## TASK TO COMPLETE
Within the listing, how many lines include "static"? Please answer with a bare number.
============================================================
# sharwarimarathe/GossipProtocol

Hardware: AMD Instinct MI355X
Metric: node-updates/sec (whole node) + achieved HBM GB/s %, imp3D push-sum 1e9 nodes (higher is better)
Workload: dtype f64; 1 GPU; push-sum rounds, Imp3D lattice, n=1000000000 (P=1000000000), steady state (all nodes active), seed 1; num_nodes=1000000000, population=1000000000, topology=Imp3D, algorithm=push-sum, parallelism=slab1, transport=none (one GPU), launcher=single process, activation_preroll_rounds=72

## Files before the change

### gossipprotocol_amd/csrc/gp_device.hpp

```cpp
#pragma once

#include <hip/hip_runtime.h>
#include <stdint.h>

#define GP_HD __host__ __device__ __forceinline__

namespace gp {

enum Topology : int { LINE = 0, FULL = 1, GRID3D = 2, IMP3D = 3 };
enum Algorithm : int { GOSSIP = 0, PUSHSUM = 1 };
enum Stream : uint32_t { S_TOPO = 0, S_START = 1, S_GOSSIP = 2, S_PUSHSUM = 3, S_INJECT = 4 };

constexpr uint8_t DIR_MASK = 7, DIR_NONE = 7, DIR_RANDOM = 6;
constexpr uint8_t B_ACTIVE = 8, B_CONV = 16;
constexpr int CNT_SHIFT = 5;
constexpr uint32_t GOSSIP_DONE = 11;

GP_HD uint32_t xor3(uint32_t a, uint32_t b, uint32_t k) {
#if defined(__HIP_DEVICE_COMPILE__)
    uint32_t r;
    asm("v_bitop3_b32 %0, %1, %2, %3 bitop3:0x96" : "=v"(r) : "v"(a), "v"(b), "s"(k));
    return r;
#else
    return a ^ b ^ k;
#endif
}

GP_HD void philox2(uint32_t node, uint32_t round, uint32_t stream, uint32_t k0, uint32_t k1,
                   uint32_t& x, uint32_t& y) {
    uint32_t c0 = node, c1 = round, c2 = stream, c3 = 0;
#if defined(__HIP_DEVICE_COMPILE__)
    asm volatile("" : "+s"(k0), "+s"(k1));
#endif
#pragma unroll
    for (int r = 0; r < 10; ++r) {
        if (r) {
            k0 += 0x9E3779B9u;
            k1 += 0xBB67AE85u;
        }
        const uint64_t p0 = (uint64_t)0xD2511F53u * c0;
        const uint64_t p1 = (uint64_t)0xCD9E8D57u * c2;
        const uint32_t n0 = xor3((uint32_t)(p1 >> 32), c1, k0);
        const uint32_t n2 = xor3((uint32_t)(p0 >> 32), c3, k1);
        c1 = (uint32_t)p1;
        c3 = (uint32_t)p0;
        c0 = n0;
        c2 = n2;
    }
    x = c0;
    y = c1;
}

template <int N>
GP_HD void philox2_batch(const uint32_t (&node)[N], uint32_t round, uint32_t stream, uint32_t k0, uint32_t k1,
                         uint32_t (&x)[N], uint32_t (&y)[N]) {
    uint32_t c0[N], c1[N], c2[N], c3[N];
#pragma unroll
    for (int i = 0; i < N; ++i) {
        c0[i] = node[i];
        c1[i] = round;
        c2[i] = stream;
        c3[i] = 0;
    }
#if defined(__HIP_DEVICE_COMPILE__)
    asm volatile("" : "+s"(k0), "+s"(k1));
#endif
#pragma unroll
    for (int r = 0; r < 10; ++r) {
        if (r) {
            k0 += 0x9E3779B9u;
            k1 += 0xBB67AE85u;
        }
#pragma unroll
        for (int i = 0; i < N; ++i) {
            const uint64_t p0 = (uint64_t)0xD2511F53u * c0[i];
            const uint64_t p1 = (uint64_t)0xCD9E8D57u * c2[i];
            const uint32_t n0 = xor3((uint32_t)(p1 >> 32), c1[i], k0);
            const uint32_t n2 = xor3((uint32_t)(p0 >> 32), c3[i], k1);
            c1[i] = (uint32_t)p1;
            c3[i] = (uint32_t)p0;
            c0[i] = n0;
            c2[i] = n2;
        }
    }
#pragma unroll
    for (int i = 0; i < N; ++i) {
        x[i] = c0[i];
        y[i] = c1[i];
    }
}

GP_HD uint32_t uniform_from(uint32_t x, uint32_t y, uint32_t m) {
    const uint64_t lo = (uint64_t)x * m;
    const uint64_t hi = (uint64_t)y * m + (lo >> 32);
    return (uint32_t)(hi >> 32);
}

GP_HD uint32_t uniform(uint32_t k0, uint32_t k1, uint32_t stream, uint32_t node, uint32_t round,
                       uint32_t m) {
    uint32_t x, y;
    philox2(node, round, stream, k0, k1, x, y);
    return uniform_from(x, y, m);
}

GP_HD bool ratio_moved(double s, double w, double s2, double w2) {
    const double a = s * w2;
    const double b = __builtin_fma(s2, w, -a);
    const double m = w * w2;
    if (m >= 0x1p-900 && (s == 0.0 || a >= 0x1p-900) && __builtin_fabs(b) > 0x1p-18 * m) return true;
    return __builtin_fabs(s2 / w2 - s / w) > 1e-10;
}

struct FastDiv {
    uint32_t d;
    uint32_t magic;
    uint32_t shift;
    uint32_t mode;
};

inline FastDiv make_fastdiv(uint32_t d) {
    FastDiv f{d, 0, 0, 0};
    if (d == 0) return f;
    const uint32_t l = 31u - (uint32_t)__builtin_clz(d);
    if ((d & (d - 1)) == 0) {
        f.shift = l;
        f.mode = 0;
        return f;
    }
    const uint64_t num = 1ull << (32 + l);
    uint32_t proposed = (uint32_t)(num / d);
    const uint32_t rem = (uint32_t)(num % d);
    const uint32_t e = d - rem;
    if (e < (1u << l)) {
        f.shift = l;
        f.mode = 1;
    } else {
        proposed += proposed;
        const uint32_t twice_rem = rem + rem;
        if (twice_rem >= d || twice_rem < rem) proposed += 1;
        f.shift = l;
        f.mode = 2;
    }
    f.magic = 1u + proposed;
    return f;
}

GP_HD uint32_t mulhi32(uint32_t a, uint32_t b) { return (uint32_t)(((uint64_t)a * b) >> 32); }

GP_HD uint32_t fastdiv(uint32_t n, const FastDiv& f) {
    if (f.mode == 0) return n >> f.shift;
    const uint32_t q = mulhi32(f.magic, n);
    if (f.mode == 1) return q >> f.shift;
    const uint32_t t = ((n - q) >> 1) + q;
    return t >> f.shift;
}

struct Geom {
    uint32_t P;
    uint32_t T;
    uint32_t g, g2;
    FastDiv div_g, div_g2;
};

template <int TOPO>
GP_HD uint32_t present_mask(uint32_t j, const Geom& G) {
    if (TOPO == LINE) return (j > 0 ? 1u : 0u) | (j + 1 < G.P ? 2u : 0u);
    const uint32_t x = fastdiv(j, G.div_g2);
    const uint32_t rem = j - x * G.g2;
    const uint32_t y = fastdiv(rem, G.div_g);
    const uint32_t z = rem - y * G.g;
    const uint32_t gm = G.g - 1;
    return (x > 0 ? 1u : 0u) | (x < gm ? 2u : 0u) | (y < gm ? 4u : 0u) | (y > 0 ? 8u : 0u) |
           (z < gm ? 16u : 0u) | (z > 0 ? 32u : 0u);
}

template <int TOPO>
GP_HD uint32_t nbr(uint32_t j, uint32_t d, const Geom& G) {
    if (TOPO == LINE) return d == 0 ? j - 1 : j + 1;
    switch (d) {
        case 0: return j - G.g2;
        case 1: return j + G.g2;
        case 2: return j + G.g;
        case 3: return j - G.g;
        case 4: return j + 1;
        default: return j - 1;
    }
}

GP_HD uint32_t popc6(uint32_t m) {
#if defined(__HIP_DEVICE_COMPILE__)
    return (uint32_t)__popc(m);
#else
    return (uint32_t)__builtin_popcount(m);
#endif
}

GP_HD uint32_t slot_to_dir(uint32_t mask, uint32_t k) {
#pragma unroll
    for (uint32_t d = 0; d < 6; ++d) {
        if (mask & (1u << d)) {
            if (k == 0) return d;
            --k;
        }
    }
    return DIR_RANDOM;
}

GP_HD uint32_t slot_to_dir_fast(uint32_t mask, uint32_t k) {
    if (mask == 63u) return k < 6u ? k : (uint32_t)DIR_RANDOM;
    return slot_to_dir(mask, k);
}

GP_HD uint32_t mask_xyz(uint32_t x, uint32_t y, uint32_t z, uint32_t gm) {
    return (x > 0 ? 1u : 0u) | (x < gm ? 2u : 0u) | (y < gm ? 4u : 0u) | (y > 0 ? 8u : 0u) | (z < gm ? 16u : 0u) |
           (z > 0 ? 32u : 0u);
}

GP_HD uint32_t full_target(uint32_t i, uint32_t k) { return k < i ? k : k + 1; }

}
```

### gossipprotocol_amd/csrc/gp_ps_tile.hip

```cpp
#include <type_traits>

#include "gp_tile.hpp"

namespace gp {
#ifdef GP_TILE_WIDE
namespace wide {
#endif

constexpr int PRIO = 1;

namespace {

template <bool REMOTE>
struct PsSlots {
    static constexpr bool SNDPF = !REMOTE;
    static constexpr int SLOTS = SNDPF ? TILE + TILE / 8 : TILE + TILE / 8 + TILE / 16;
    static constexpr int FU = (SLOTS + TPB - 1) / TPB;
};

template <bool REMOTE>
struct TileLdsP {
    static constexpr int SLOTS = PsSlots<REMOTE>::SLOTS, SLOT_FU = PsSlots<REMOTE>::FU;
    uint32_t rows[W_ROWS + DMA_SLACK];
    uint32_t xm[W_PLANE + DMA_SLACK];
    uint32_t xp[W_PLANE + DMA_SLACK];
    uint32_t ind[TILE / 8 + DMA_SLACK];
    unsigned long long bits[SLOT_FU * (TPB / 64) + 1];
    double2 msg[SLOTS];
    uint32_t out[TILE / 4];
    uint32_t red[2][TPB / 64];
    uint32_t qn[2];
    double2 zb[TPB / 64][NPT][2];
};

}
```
============================================================
## WRITTEN ANSWER
4